**What the task requires:**
Use the entries below and reproduce exactly the lines from the one containing "if (ktile +" down to the one containing "gemm_min_waves(TL, PREC, TLM))", both of them included.

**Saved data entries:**
━━━━━━
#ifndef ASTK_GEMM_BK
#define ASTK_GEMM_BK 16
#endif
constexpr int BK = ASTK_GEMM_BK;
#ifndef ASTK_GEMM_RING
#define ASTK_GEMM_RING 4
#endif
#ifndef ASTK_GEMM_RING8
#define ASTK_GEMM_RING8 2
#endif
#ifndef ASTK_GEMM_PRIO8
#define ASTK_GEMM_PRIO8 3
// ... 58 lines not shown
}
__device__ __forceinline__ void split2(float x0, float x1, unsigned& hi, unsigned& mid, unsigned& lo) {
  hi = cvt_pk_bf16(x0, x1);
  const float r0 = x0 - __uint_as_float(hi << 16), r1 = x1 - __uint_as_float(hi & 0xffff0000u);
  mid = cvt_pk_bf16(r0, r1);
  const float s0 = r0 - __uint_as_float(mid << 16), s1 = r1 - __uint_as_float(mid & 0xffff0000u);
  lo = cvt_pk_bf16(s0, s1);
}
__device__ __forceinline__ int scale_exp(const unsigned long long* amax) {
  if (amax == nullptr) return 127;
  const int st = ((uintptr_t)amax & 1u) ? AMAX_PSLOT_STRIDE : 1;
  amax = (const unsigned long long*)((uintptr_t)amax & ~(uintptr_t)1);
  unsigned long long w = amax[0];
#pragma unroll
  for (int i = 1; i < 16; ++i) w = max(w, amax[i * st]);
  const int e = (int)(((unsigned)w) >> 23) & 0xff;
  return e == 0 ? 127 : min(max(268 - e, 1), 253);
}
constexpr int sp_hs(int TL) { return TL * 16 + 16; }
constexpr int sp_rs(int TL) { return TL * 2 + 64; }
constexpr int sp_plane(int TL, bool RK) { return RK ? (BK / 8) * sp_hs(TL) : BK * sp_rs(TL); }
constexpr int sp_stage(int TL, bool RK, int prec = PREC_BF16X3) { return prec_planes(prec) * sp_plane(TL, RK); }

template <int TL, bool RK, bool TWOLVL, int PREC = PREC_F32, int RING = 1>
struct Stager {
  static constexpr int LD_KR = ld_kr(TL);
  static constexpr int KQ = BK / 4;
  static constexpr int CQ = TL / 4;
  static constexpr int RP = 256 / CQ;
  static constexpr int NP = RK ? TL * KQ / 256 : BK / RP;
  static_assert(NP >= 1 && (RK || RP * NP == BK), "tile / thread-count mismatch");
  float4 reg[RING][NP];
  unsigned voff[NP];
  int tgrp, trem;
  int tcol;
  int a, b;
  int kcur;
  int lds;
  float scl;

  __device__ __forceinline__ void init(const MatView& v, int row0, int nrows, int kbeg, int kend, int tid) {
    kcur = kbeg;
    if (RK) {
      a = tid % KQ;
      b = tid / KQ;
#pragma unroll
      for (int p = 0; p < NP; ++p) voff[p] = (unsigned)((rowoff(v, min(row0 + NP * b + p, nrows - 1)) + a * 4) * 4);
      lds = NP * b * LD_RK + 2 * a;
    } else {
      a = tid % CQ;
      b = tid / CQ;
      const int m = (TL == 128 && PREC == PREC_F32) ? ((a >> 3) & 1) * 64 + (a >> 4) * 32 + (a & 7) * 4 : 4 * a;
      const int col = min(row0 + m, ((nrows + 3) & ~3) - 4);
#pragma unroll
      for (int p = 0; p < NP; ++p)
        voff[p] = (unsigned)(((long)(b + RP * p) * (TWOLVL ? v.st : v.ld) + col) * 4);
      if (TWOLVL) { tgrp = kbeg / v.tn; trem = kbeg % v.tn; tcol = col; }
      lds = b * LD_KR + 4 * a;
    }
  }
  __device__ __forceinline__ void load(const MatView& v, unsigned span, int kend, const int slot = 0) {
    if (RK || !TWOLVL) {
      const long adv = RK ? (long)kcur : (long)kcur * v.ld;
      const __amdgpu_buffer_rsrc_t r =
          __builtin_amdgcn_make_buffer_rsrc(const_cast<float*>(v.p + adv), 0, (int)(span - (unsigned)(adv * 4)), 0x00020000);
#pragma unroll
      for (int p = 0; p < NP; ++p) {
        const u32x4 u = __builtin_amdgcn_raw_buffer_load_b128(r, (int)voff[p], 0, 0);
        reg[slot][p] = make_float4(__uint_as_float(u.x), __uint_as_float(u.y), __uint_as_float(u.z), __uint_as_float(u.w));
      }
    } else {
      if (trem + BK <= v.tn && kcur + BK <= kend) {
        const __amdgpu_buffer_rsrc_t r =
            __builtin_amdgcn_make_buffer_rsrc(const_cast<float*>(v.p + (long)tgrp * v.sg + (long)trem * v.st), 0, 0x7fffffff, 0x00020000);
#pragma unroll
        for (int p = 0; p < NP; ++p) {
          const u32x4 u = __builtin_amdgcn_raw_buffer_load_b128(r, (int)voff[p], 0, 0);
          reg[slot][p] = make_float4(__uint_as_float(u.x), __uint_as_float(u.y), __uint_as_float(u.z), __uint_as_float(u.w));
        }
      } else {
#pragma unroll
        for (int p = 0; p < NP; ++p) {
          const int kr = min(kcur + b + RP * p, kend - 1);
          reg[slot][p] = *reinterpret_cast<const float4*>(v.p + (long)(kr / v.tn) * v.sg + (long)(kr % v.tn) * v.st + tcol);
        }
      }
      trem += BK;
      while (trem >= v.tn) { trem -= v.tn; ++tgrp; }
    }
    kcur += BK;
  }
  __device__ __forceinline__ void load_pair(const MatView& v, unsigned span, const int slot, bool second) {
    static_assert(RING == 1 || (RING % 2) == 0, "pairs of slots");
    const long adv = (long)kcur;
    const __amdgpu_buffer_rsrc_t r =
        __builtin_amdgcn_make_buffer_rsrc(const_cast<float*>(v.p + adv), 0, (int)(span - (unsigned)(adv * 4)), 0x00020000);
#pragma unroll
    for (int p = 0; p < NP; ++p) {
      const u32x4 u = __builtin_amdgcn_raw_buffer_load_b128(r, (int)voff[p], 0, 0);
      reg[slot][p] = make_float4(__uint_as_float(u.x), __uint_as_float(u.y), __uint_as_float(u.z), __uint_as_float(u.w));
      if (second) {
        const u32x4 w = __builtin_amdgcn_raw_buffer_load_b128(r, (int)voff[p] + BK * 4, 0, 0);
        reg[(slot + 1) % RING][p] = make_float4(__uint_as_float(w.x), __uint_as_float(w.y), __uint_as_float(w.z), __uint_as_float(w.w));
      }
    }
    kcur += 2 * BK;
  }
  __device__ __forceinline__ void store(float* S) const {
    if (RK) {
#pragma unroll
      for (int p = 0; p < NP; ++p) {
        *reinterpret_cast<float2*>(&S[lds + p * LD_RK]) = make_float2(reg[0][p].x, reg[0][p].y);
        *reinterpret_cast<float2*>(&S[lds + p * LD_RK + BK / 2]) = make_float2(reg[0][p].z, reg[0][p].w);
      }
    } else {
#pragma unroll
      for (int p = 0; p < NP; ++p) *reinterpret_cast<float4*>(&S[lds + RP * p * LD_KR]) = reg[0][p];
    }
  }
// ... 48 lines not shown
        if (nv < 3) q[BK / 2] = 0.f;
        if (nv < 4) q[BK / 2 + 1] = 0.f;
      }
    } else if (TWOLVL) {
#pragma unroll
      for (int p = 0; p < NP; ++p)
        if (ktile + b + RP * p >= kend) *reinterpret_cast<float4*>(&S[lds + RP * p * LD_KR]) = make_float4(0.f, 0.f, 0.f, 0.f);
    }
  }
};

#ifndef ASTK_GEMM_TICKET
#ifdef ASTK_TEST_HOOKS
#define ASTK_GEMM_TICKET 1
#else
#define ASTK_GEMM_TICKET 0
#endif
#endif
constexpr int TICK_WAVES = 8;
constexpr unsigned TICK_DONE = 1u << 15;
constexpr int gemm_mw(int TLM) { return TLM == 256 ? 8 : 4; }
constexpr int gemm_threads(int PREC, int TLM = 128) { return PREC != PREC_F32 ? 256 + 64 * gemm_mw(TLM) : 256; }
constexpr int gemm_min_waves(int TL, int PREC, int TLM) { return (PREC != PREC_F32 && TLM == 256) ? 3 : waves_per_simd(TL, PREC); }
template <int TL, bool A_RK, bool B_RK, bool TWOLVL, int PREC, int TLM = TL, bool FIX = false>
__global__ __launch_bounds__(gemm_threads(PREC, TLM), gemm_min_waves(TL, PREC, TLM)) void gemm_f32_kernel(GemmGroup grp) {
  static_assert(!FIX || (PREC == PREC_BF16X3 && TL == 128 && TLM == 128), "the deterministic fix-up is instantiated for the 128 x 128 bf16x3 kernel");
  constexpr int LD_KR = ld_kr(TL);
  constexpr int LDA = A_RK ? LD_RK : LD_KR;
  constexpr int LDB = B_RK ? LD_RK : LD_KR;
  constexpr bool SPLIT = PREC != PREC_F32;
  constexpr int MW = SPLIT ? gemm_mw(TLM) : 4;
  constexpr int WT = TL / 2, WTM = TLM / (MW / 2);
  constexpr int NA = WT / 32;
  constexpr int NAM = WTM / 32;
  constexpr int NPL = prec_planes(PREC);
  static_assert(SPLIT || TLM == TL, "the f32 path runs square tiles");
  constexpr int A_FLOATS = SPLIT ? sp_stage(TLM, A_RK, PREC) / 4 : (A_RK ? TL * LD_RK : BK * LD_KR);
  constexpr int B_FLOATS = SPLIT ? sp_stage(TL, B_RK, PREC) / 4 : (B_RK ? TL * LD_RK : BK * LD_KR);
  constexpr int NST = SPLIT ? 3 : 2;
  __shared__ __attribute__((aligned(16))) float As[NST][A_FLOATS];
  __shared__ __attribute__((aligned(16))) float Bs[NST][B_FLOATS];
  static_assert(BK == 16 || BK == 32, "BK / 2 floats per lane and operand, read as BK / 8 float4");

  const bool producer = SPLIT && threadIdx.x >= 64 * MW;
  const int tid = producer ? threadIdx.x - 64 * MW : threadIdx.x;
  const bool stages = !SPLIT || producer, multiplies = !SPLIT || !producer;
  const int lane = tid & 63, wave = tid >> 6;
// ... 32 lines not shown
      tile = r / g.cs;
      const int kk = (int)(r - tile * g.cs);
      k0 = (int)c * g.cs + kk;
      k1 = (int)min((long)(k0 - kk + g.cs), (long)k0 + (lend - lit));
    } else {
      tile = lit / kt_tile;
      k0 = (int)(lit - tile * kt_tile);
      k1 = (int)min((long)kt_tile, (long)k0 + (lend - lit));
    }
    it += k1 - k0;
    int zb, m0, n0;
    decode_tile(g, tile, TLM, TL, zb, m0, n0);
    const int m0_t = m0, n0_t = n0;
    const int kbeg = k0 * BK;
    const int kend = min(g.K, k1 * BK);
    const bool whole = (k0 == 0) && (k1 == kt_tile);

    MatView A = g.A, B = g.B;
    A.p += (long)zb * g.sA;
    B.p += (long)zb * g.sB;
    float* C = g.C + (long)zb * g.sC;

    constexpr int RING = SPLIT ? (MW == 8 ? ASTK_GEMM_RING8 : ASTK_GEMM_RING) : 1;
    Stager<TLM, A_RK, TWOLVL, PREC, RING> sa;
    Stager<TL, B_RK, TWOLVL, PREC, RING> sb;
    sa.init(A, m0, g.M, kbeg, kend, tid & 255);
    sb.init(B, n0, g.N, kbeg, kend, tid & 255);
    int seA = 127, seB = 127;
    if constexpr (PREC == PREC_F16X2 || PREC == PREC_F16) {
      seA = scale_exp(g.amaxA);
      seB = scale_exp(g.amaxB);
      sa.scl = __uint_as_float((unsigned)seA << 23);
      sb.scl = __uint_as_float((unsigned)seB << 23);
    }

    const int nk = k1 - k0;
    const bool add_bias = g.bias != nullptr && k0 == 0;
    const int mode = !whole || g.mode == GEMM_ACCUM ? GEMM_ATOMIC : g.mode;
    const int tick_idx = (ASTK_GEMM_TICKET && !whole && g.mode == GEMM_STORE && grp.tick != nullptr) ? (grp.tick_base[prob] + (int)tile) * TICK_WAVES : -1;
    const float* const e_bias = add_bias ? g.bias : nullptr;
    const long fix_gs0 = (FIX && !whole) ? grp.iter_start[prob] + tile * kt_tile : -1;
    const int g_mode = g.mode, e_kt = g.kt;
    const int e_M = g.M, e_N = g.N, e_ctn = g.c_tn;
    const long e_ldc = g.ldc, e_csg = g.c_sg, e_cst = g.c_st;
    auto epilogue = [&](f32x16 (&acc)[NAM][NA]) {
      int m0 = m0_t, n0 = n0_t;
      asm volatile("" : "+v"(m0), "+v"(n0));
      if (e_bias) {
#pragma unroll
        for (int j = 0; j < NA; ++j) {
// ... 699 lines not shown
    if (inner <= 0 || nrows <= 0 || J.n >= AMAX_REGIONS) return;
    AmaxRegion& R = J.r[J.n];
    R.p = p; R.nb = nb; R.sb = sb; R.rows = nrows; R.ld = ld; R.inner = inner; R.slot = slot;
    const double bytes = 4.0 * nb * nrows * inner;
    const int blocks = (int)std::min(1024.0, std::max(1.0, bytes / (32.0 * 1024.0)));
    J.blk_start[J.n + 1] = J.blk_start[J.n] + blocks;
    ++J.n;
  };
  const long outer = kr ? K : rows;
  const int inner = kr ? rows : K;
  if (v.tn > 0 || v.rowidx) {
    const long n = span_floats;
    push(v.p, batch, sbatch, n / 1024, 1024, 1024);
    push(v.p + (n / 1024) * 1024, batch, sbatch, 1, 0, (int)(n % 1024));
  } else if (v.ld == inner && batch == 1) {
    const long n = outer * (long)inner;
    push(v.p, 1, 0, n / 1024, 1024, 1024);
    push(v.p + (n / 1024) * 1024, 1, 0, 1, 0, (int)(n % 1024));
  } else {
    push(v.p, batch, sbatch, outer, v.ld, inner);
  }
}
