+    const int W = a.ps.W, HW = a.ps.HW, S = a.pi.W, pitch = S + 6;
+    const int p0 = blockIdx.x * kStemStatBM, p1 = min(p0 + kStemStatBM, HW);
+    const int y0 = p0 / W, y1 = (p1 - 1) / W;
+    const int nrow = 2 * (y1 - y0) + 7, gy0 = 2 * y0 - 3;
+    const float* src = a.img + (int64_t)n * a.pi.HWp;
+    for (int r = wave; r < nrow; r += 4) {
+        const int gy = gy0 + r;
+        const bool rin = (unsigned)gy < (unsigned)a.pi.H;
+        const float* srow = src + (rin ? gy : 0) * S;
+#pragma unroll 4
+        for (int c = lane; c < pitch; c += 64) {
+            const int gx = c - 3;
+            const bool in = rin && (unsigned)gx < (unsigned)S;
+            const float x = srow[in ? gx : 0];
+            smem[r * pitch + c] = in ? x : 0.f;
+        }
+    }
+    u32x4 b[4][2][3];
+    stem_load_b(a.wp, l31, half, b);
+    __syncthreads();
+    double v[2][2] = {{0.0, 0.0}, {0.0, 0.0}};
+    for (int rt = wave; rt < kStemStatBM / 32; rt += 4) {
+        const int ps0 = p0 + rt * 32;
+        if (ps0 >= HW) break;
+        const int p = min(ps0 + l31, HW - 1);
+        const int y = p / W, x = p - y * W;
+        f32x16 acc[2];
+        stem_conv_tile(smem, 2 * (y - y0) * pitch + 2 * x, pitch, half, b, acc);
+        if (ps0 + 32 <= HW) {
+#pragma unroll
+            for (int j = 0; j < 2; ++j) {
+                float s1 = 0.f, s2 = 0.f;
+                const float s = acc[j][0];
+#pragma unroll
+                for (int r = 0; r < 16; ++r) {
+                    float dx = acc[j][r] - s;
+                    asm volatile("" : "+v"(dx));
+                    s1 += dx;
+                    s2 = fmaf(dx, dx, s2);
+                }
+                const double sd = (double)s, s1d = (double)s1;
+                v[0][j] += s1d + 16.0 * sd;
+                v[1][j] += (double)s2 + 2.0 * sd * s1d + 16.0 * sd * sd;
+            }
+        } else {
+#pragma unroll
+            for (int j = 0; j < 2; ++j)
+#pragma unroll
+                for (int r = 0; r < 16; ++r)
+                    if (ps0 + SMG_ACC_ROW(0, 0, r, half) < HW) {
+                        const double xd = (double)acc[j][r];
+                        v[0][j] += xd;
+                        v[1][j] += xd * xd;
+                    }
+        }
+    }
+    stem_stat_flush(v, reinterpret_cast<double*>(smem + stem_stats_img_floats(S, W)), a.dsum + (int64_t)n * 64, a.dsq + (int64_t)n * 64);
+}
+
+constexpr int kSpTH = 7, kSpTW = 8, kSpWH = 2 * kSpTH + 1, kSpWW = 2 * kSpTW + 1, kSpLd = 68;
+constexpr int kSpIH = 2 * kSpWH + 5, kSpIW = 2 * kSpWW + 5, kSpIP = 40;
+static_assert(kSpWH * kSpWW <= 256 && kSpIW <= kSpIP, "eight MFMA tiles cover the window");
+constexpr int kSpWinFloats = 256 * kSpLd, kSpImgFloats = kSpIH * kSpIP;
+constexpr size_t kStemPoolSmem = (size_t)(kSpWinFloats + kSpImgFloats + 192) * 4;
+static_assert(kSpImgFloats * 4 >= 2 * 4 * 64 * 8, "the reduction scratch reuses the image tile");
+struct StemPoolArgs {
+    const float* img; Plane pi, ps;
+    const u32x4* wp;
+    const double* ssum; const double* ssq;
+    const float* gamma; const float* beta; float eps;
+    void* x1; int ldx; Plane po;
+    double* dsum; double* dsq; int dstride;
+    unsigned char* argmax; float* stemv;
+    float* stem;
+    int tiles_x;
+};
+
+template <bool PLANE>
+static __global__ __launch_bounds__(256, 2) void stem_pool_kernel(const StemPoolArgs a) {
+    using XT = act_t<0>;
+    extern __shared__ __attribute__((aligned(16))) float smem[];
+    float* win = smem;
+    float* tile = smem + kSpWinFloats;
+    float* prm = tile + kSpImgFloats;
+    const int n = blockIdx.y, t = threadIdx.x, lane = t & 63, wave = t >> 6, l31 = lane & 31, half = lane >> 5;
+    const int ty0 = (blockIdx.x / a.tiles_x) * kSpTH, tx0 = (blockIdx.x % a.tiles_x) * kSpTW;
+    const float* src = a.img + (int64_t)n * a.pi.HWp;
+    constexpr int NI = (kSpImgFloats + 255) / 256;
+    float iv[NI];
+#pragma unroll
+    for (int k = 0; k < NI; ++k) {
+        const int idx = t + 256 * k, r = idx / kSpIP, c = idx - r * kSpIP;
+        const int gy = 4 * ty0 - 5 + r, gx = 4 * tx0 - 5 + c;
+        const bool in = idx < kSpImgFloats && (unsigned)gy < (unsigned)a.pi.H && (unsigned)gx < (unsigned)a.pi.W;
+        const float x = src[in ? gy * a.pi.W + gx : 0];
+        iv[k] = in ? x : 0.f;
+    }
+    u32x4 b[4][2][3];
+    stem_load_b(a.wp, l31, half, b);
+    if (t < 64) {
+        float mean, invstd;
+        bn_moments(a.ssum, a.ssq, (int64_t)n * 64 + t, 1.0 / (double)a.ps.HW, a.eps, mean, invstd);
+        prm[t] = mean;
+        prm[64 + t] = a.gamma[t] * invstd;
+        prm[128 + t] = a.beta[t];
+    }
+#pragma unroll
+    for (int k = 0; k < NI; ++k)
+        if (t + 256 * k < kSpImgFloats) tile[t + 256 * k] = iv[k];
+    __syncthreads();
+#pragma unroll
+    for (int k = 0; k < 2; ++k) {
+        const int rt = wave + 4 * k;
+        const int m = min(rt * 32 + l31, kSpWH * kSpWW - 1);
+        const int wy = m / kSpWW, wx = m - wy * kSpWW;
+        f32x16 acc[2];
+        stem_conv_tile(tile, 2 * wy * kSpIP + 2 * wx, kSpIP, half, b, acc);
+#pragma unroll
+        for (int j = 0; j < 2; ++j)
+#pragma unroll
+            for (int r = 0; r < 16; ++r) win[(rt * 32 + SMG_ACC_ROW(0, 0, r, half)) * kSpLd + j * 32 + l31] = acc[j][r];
━━━━━━
**Answer:**
        if (ktile + b + RP * p >= kend) *reinterpret_cast<float4*>(&S[lds + RP * p * LD_KR]) = make_float4(0.f, 0.f, 0.f, 0.f);
    }
  }
};

#ifndef ASTK_GEMM_TICKET
#ifdef ASTK_TEST_HOOKS
#define ASTK_GEMM_TICKET 1
#else
#define ASTK_GEMM_TICKET 0
#endif
#endif
constexpr int TICK_WAVES = 8;
constexpr unsigned TICK_DONE = 1u << 15;
constexpr int gemm_mw(int TLM) { return TLM == 256 ? 8 : 4; }
constexpr int gemm_threads(int PREC, int TLM = 128) { return PREC != PREC_F32 ? 256 + 64 * gemm_mw(TLM) : 256; }
constexpr int gemm_min_waves(int TL, int PREC, int TLM) { return (PREC != PREC_F32 && TLM == 256) ? 3 : waves_per_simd(TL, PREC); }
template <int TL, bool A_RK, bool B_RK, bool TWOLVL, int PREC, int TLM = TL, bool FIX = false>
__global__ __launch_bounds__(gemm_threads(PREC, TLM), gemm_min_waves(TL, PREC, TLM)) void gemm_f32_kernel(GemmGroup grp) {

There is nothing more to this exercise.